## EXERCISE
The response must consist of each line in the listing that has the word "rmax" in it.

- - -

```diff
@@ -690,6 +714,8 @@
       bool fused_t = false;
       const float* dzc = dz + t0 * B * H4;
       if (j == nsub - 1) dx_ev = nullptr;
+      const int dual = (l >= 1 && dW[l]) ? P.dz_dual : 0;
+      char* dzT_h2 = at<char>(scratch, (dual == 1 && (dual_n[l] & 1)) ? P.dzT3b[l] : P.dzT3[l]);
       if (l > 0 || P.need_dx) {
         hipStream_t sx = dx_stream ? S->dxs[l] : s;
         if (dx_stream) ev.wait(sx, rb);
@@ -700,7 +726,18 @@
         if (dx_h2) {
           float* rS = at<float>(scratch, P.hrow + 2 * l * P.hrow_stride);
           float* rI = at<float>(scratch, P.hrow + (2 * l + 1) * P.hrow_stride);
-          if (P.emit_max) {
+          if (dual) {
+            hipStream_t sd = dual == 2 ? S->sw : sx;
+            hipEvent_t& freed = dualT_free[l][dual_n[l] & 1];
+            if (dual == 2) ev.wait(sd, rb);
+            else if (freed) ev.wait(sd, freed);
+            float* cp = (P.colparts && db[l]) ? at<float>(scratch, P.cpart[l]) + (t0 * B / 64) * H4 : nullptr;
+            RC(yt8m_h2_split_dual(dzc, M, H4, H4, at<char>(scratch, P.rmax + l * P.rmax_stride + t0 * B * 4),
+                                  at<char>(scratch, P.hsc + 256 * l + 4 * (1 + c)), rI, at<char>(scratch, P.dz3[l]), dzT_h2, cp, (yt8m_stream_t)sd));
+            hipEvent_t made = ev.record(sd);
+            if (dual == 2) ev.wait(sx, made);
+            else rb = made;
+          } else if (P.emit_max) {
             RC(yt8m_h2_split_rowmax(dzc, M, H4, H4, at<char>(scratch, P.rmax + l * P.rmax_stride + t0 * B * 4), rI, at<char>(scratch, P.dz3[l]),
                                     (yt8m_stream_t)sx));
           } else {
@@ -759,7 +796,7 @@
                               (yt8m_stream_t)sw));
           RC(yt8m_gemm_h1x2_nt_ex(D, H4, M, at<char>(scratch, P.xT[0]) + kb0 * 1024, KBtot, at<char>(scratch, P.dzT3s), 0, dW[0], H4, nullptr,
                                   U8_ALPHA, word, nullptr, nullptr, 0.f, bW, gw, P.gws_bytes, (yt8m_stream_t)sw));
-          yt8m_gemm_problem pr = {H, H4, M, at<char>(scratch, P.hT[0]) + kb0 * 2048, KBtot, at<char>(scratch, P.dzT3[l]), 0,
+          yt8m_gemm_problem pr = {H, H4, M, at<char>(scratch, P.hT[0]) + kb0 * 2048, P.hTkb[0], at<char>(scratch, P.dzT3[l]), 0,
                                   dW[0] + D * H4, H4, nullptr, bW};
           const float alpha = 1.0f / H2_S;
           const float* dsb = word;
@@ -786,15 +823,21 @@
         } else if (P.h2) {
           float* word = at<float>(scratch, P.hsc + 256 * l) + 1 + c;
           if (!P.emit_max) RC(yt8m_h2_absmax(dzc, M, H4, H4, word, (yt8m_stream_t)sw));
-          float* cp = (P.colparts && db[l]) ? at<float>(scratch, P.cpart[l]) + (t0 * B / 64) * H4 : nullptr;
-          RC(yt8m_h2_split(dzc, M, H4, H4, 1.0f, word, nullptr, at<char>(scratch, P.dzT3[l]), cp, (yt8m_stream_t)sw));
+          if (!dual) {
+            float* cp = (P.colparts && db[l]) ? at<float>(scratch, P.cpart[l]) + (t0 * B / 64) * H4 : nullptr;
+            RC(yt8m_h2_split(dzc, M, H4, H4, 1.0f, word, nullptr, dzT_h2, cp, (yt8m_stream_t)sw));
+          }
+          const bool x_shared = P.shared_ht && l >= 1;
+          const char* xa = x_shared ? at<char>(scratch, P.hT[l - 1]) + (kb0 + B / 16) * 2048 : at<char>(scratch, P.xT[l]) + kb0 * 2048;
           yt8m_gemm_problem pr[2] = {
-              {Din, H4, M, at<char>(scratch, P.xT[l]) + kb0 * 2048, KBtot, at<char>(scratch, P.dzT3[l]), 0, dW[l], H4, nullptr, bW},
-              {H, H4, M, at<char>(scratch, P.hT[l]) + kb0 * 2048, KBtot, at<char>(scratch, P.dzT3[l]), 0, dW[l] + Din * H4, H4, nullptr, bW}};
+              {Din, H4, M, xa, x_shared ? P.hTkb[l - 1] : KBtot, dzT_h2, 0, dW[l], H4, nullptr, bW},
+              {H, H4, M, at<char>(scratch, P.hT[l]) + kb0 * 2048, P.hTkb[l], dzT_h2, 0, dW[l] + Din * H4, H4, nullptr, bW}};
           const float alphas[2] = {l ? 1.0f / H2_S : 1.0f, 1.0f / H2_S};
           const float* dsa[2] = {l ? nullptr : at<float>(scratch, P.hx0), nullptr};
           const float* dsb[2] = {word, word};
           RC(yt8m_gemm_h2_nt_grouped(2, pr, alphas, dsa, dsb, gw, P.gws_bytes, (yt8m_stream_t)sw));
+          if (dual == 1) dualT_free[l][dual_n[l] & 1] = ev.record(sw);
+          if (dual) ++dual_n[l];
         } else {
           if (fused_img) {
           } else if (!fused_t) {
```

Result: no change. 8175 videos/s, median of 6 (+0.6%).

- - -

## RESPONSE AREA
+            RC(yt8m_h2_split_dual(dzc, M, H4, H4, at<char>(scratch, P.rmax + l * P.rmax_stride + t0 * B * 4),
             RC(yt8m_h2_split_rowmax(dzc, M, H4, H4, at<char>(scratch, P.rmax + l * P.rmax_stride + t0 * B * 4), rI, at<char>(scratch, P.dz3[l]),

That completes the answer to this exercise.